## [Task statement]
Wherever the string "call" shows up in the data below, copy the whole line.

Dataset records
##########
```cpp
__device__ __forceinline__ uint32_t rs_col_of_rem(const RankArgs &a, uint32_t rem)
{
    return rem == 0 ? (uint32_t)a.n : (a.reversed ? rem - 1 : (uint32_t)a.n - rem);
}
template <int L> struct PosT { typedef uint32_t type; };
template <> struct PosT<FBG_SLOTS_WIDE> { typedef uint64_t type; };
template <int L> __device__ __forceinline__ uint64_t rs_key(const RankArgs &a, uint64_t k) { return a.keys[k] >> a.pb; }
template <int L> __device__ __forceinline__ uint64_t rs_pos_of(const RankArgs &a, uint64_t w, uint32_t v)
{
    if (L == FBG_SLOTS_PACKED) return w & a.pmask;
    if (L == FBG_SLOTS_WIDE) return ((w & a.pmask) << 32) | v;
    return v;
}
template <int L> __device__ __forceinline__ uint64_t rs_pos(const RankArgs &a, uint64_t k)
{
    return rs_pos_of<L>(a, L == FBG_SLOTS_PAIRS ? 0ull : a.keys[k], L == FBG_SLOTS_PACKED ? 0u : a.vals[k]);
}
template <int L> __device__ __forceinline__ void rs_set_pos(const RankArgs &a, uint64_t k, uint64_t p)
{
    if (L == FBG_SLOTS_PACKED) a.keys[k] = (a.keys[k] & ~a.pmask) | p;
    else if (L == FBG_SLOTS_WIDE) { a.keys[k] = (a.keys[k] & ~a.pmask) | (p >> 32); a.vals[k] = (uint32_t)p; }
    else a.vals[k] = (uint32_t)p;
// ... 139 lines not shown
        uint32_t mr = 0;
        for (;;) {
            const uint32_t rj = v.rem(j);
            mr = max(mr, rj);
            run = run || rj == rem;
            cnt++;
            if (j + 1 >= hi_i || v.key(j + 1) != kn) break;
            if (cnt == RS_TG) { run = true; break; }
            j++;
        }
        mrn = mr;
    }
    if (edge || run) { want_cand = true; return; }
    const uint32_t lp = has_prev ? min(min(rs_key_lcp(kp, key, a.b, a.key_bits), rem), mrp) : 0u;
    const uint32_t ln = has_next ? min(min(rs_key_lcp(key, kn, a.b, a.key_bits), rem), mrn) : 0u;
    const uint32_t g = max(lp, ln) + 1;
    if (g >= a.g_min || rem <= 64) rs_update(a, rs_col_of_rem(a, rem), g);
}


static inline int rs_layout(const KeyGeom &g) { return g.packed ? FBG_SLOTS_PACKED : g.wide ? FBG_SLOTS_WIDE : FBG_SLOTS_PAIRS; }

static inline void rs_args_init(fbg_ctx *ctx, RankArgs &a, uint64_t *keys, uint32_t *vals, uint64_t slots, int layout, int pb, int b,
                         int key_bits, int K)
{
    a.keys = keys; a.vals = vals; a.T = ctx->text.as<uint8_t>();
    a.pb = layout != FBG_SLOTS_PAIRS ? pb : 0; a.pmask = layout != FBG_SLOTS_PAIRS ? (1ull << pb) - 1 : 0;
    a.N = slots; a.Ntext = ctx->N; a.n = ctx->n; a.row_len = (uint32_t)(ctx->n + 1);
    a.own_lo = 0; a.own_hi = slots; a.first_part = a.last_part = 1; a.part_mode = 0; a.values_only = 0;
    a.magic32 = (uint32_t)((1ull << 32) / (ctx->n + 1));
    a.magic64 = ~0ull / (ctx->n + 1);
    a.b = b; a.key_bits = key_bits; a.K = K; a.reversed = ctx->reversed;
    a.gmax = ctx->gmax.as<uint32_t>();
    a.cand = nullptr; a.pm = nullptr; a.blk_count = nullptr; a.region = 0;
    a.ties = nullptr; a.tie_count = nullptr; a.tie_region = 0; a.pairs = nullptr; a.pair_count = nullptr; a.pair_codes = 0;
    a.pair_stats = nullptr;
    a.big = ctx->big_groups.as<uint32_t>();
    a.counters = ctx->scalars.as<unsigned long long>() + 32;
    a.g_min = 0;
}

static inline void rs_remember(fbg_ctx *ctx, uint64_t *keys, uint32_t *vals, const KeyGeom &g)
{
    ctx->rk_keys = keys; ctx->sa_ptr = vals;
    ctx->rk_layout = rs_layout(g); ctx->rk_pb = g.pb;
    ctx->rk_b = g.b; ctx->rk_key_bits = g.key_bits; ctx->rk_K = g.K;
}
```

### founderblockgraphs_amd/csrc/rank_scan.hip

```cpp
#include <algorithm>
#include <cstring>
#include <vector>
#include "fbg_internal.h"
#include "text_cmp.h"
#include <rocprim/rocprim.hpp>

#include "rank_common.h"

#define RS_ITEMS 4
#define RS_THREADS 256
#define RS_CHUNK (RS_THREADS * RS_ITEMS)

template <int L, bool PLAIN> __global__ __launch_bounds__(RS_THREADS) __attribute__((amdgpu_waves_per_eu(7, 8))) void k_rank_scan(RankArgs a)
{
    __shared__ uint64_t skey[RS_CHUNK + 2 * RS_HALO];
    __shared__ uint32_t srem[RS_CHUNK + 2 * RS_HALO];
    __shared__ uint16_t sq[RS_CHUNK];
    __shared__ uint32_t sqn, s_cand_n, s_tie_n;
    const int lane = threadIdx.x & 63;
    const uint64_t nchunks = (a.own_hi - a.own_lo + RS_CHUNK - 1) / RS_CHUNK;
    if (threadIdx.x == 0) { s_cand_n = 0; s_tie_n = 0; }
    uint64_t w[RS_ITEMS + 1];
    uint32_t v[RS_ITEMS + 1];
    const int my_i = RS_HALO + RS_ITEMS * (int)threadIdx.x;
    const int halo_i = (int)threadIdx.x < RS_HALO ? (int)threadIdx.x : RS_CHUNK + (int)threadIdx.x;
    auto fetch = [&](uint64_t c) {
        const uint64_t base = a.own_lo + c * RS_CHUNK;
        const int lo_i = c == 0 ? RS_HALO : 0;
        const int hi_i = (int)min((uint64_t)(RS_CHUNK + 2 * RS_HALO), a.own_hi - base + RS_HALO);
#pragma unroll
        for (int r = 0; r < RS_ITEMS; r++) {
            w[r] = 0; v[r] = 0;
            if (my_i + r < hi_i) {
                w[r] = a.keys[base + (uint64_t)(my_i + r - RS_HALO)];
                if (L != FBG_SLOTS_PACKED) v[r] = a.vals[base + (uint64_t)(my_i + r - RS_HALO)];
            }
        }
        w[RS_ITEMS] = 0; v[RS_ITEMS] = 0;
// ... 407 lines not shown
            const uint32_t ln = k + 1 < N ? rs_key_lcp(key, kn, b, key_bits) : 0u;
            bin = min(max(lp, ln) + 1, 63u);
        }
    }
    {
        const int lane = threadIdx.x & 63;
        unsigned long long rest = __ballot(bin != 0xffffffffu);
        while (rest) {
            const int l = __ffsll((long long)rest) - 1;
            const uint32_t v = __shfl(bin, l, 64);
            const unsigned long long same = __ballot(bin == v);
            if (lane == l) { if (v == 64) atomicAdd(&sties, (uint32_t)__popcll(same)); else atomicAdd(&sh[v], (uint32_t)__popcll(same)); }
            rest &= ~same;
        }
    }
    __syncthreads();
    if (threadIdx.x < 64 && sh[threadIdx.x]) atomicAdd(&hist[threadIdx.x], sh[threadIdx.x]);
    if (threadIdx.x == 0) {
        atomicAdd(&counters[2], (unsigned long long)sties);
        atomicAdd(&counters[3], (unsigned long long)min((uint64_t)256, N - (uint64_t)blockIdx.x * 1024 * 256));
    }
}

__global__ void k_count_unfilled(const uint32_t *__restrict__ gmax, uint64_t n, uint32_t g_min, int reversed,
                                 unsigned long long *__restrict__ counters)
{
    const uint64_t x = (uint64_t)blockIdx.x * blockDim.x + threadIdx.x;
    const uint64_t rem = reversed ? x + 1 : n - x;
    const bool miss = x < n && rem > 64 && gmax[x] < g_min;
    const unsigned long long mask = __ballot(miss);
    if ((threadIdx.x & 63) == 0 && mask) atomicAdd(&counters[1 + 3], (unsigned long long)__popcll(mask));
}

__global__ void k_cand_compact(const uint32_t *__restrict__ regions, const uint32_t *__restrict__ counts,
                               const uint32_t *__restrict__ offsets, uint32_t region, uint32_t *__restrict__ out)
{
    const uint32_t c = counts[blockIdx.x] < region ? counts[blockIdx.x] : region, o = offsets[blockIdx.x];
    for (uint32_t i = threadIdx.x; i < c; i += blockDim.x) out[o + i] = regions[(size_t)blockIdx.x * region + i];
}

#define RS_BIG_GROUPS 1024
#define RS_BIG_MEMBERS 8192
template <int L> __global__ void k_tie_groups(RankArgs a, uint64_t T, int by_list)
{
    const uint64_t t = (uint64_t)blockIdx.x * blockDim.x + threadIdx.x;
    if (t >= T) return;
    const uint64_t k0 = by_list ? (uint64_t)a.cand[t] : a.own_lo + t;
    const uint64_t key = rs_key<L>(a, k0);
    if (k0 > a.own_lo && rs_key<L>(a, k0 - 1) == key) return;
    if (k0 + 1 >= a.own_hi || rs_key<L>(a, k0 + 1) != key) return;
    uint32_t s = 1;
    while (k0 + s < a.own_hi && s <= RS_BIG_MEMBERS && rs_key<L>(a, k0 + s) == key) s++;
    if (s > 64) {
        if (s > RS_BIG_MEMBERS) { a.counters[1] = 1; return; }
        const unsigned long long e = atomicAdd(&a.counters[5], 1ull);
        if (e >= RS_BIG_GROUPS) { a.counters[1] = 1; return; }
        a.big[2 * e] = (uint32_t)k0;
        a.big[2 * e + 1] = s;
        return;
    }
    typedef typename PosT<L>::type pos_t;
    pos_t pos[64];
    uint32_t from = (uint32_t)a.K;
    for (uint32_t i = 0; i < s; i++) {
        pos[i] = (pos_t)rs_pos<L>(a, k0 + i);
        if (rs_rem<L>(a, pos[i]) < (uint32_t)a.K) from = 0;
    }
    for (uint32_t i = 1; i < s; i++) {
        const pos_t cur = pos[i];
        uint32_t j = i;
        while (j > 0) {
            const pos_t o = pos[j - 1];
            const uint32_t h = fbg_extend_match(a.T, (uint64_t)o + from, (uint64_t)cur + from, 0);
            if (a.T[(uint64_t)o + from + h] < a.T[(uint64_t)cur + from + h]) break;
            pos[j] = o;
            j--;
        }
        pos[j] = cur;
    }
    for (uint32_t i = 0; i < s; i++) rs_set_pos<L>(a, k0 + i, pos[i]);
}

template <int L> __global__ __launch_bounds__(256) void k_tie_big(RankArgs a, int exact)
{
    __shared__ uint32_t pos_lo[RS_BIG_MEMBERS];
    __shared__ uint8_t pos_hi[L == FBG_SLOTS_WIDE ? RS_BIG_MEMBERS : 1];
    __shared__ uint8_t cls[RS_BIG_MEMBERS];
    __shared__ uint32_t offs[66];
    __shared__ uint32_t q_start, q_count;
    if (blockIdx.x >= a.counters[5]) return;
    const uint64_t k0 = a.big[2 * blockIdx.x];
    const uint32_t s = a.big[2 * blockIdx.x + 1];
    auto member = [&](uint32_t i) -> uint64_t {
        return L == FBG_SLOTS_WIDE ? ((uint64_t)pos_hi[L == FBG_SLOTS_WIDE ? i : 0] << 32) | pos_lo[i] : (uint64_t)pos_lo[i];
    };
    if (threadIdx.x < 66) offs[threadIdx.x] = 0;
    __syncthreads();
    for (uint32_t i = threadIdx.x; i < s; i += blockDim.x) {
        const uint64_t p = rs_pos<L>(a, k0 + i);
        const uint32_t c = min(rs_rem<L>(a, p), (uint32_t)a.K);
        pos_lo[i] = (uint32_t)p;
        if (L == FBG_SLOTS_WIDE) pos_hi[L == FBG_SLOTS_WIDE ? i : 0] = (uint8_t)(p >> 32);
        cls[i] = (uint8_t)c;
        atomicAdd(&offs[c + 1], 1u);
    }
    __syncthreads();
    if (threadIdx.x == 0) {
        q_count = offs[a.K + 1];
        for (int c = 1; c <= a.K + 1; c++) offs[c] += offs[c - 1];
        q_start = offs[a.K];
    }
    __syncthreads();
    if (!exact) {
// ... 25 lines not shown
    for (uint32_t i = threadIdx.x; i < s; i += blockDim.x) {
        const uint64_t p = member(i);
        uint32_t rank = 0;
        for (uint32_t j = 0; j < s; j++) {
            if (j == i) continue;
            const uint64_t o = member(j);
            const uint32_t h = fbg_extend_match(a.T, o, p, 0);
            rank += a.T[o + h] < a.T[p + h] ? 1u : 0u;
        }
        rs_set_pos<L>(a, k0 + rank, p);
    }
}

template <int L> __device__ __forceinline__ uint32_t rs_slot_lcp(const RankArgs &a, uint64_t k)
{
    if (k == (a.first_part ? a.own_lo : 0) || k >= (a.last_part ? a.own_hi : a.N)) return 0;
    const Slot x = rs_slot<L>(a, k - 1), y = rs_slot<L>(a, k);
    if (x.key != y.key) return min(min(rs_key_lcp(x.key, y.key, a.b, a.key_bits), x.rem), y.rem);
    const uint32_t from = (x.rem < (uint32_t)a.K || y.rem < (uint32_t)a.K) ? 0u : (uint32_t)a.K;
    return fbg_clamp_lcp(fbg_extend_match(a.T, (uint64_t)x.pos + from, (uint64_t)y.pos + from, 0) + from);
}

template <int L> __global__ void k_rank_materialize(RankArgs a, uint32_t *sa, uint32_t *isa, uint32_t *pl, uint32_t *pr)
{
    const uint64_t k = (uint64_t)blockIdx.x * blockDim.x + threadIdx.x;
    if (k >= a.N) return;
    const uint32_t p = (uint32_t)rs_pos<L>(a, k);
    sa[k] = p;
    isa[p] = (uint32_t)k;
    pl[p] = rs_slot_lcp<L>(a, k);
    pr[p] = rs_slot_lcp<L>(a, k + 1);
}

template <int L> __global__ void k_runs(RankArgs a, uint64_t T)
{
    const uint64_t t = (uint64_t)blockIdx.x * blockDim.x + threadIdx.x;
    if (t >= T) return;
    const uint64_t k0 = a.cand[t];
    const uint32_t col = rs_col<L>(a, k0);
    if (col == a.n) return;
    if (k0 > a.own_lo && rs_col<L>(a, k0 - 1) == col) return;
    const uint64_t lo_slot = a.first_part ? a.own_lo : 0, hi_slot = a.last_part ? a.own_hi : a.N;
    uint64_t ks = k0;
    while (ks > lo_slot && rs_col<L>(a, ks - 1) == col) ks--;
    if (ks == 0 && !a.first_part) { a.counters[1] = 1; return; }
    uint32_t run = rs_slot_lcp<L>(a, ks);
    uint64_t s = ks;
    for (;;) {
        if (s >= k0 && s < a.own_hi) a.pm[t + (s - k0)] = run;
        if (s + 1 >= hi_slot || rs_col<L>(a, s + 1) != col) break;
        s++;
        run = min(run, rs_slot_lcp<L>(a, s));
    }
    if (s + 1 == a.N && !a.last_part) { a.counters[1] = 1; return; }
    uint32_t rmin = 0xffffffffu;
    for (;; s--) {
        rmin = min(rmin, rs_slot_lcp<L>(a, s + 1));
        if (s >= k0 && s < a.own_hi) rs_update(a, col, max(a.pm[t + (s - k0)], rmin) + 1);
        if (s == ks || s <= k0) break;
    }
}

struct FinishArgs {
    const uint32_t *gmax;
    uint64_t n, x0, x1;
    int mode, disable_tricks;
    uint64_t *out;
};

__global__ void k_rank_finish(FinishArgs a)
{
    const uint64_t x = a.x0 + (uint64_t)blockIdx.x * blockDim.x + threadIdx.x;
    if (x >= a.x1) return;
    const unsigned long long g = a.gmax[x];
    if (a.mode == FBG_SCAN_V) {
        a.out[x] = g <= x + 1 ? x + 1 - g : x + 1;
        return;
    }
    unsigned long long fx = x;
    const bool any_active = a.disable_tricks || x != 0;
    if (any_active && g > 0) {
        const unsigned long long gg = x + g;
        const unsigned long long fi = gg > a.n ? (a.disable_tricks ? a.n : a.n - 1) : gg - 1;
        fx = max(fx, fi);
    }
    a.out[x] = max((unsigned long long)a.out[x], fx);
}

template <class F> static int rs_with_tmp(fbg_ctx *ctx, F &&call)
{
    size_t bytes = 0;
    hipError_t e = call(nullptr, bytes);
    if (e != hipSuccess) return fbg_fail(ctx, FBG_ERR_HIP, "rocprim size query: %s", hipGetErrorString(e));
    FBG_TRY(fbg_reserve(ctx, ctx->tmp, bytes));
    size_t have = ctx->tmp.cap;
    e = call(ctx->tmp.p, have);
    if (e != hipSuccess) return fbg_fail(ctx, FBG_ERR_HIP, "rocprim call: %s", hipGetErrorString(e));
    return FBG_OK;
}

#define RS_LAUNCH(kernel, layout, grid, block, st, ...)                                                     \
    do {                                                                                                    \
        if ((layout) == FBG_SLOTS_PACKED) hipLaunchKernelGGL((kernel<FBG_SLOTS_PACKED>), grid, block, 0, st, __VA_ARGS__);  \
        else if ((layout) == FBG_SLOTS_WIDE) hipLaunchKernelGGL((kernel<FBG_SLOTS_WIDE>), grid, block, 0, st, __VA_ARGS__); \
        else hipLaunchKernelGGL((kernel<FBG_SLOTS_PAIRS>), grid, block, 0, st, __VA_ARGS__);                                \
    } while (0)

#define RS_LAUNCH_SCAN(layout, plain, grid, st, args)                                                                         \
    do {                                                                                                                     \
        const dim3 blk_(RS_THREADS);                                                                                         \
        if ((layout) == FBG_SLOTS_PACKED) { if (plain) hipLaunchKernelGGL((k_rank_scan<FBG_SLOTS_PACKED, true>), grid, blk_, 0, st, args);   \
                                            else hipLaunchKernelGGL((k_rank_scan<FBG_SLOTS_PACKED, false>), grid, blk_, 0, st, args); }      \
        else if ((layout) == FBG_SLOTS_WIDE) { if (plain) hipLaunchKernelGGL((k_rank_scan<FBG_SLOTS_WIDE, true>), grid, blk_, 0, st, args);  \
                                               else hipLaunchKernelGGL((k_rank_scan<FBG_SLOTS_WIDE, false>), grid, blk_, 0, st, args); }     \
        else { if (plain) hipLaunchKernelGGL((k_rank_scan<FBG_SLOTS_PAIRS, true>), grid, blk_, 0, st, args);                               \
               else hipLaunchKernelGGL((k_rank_scan<FBG_SLOTS_PAIRS, false>), grid, blk_, 0, st, args); }                                  \
    } while (0)

static int rs_fork(fbg_ctx *ctx)
{
    if (!ctx->aux) {
        FBG_HIP_TRY(ctx, hipStreamCreateWithFlags(&ctx->aux, hipStreamNonBlocking));
        FBG_HIP_TRY(ctx, hipEventCreateWithFlags(&ctx->aux_fork, hipEventDisableTiming));
        FBG_HIP_TRY(ctx, hipEventCreateWithFlags(&ctx->aux_join, hipEventDisableTiming));
    }
    FBG_HIP_TRY(ctx, hipEventRecord(ctx->aux_fork, ctx->stream));
    FBG_HIP_TRY(ctx, hipStreamWaitEvent(ctx->aux, ctx->aux_fork, 0));
    ctx->aux_pending = true;
    return FBG_OK;
}
static int rs_join(fbg_ctx *ctx)
{
    if (!ctx->aux_pending) return FBG_OK;
    ctx->aux_pending = false;
    FBG_HIP_TRY(ctx, hipEventRecord(ctx->aux_join, ctx->aux));
    FBG_HIP_TRY(ctx, hipStreamWaitEvent(ctx->stream, ctx->aux_join, 0));
    return FBG_OK;
}
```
##########
## [Exercise output]
template <class F> static int rs_with_tmp(fbg_ctx *ctx, F &&call)
    hipError_t e = call(nullptr, bytes);
    e = call(ctx->tmp.p, have);
    if (e != hipSuccess) return fbg_fail(ctx, FBG_ERR_HIP, "rocprim call: %s", hipGetErrorString(e));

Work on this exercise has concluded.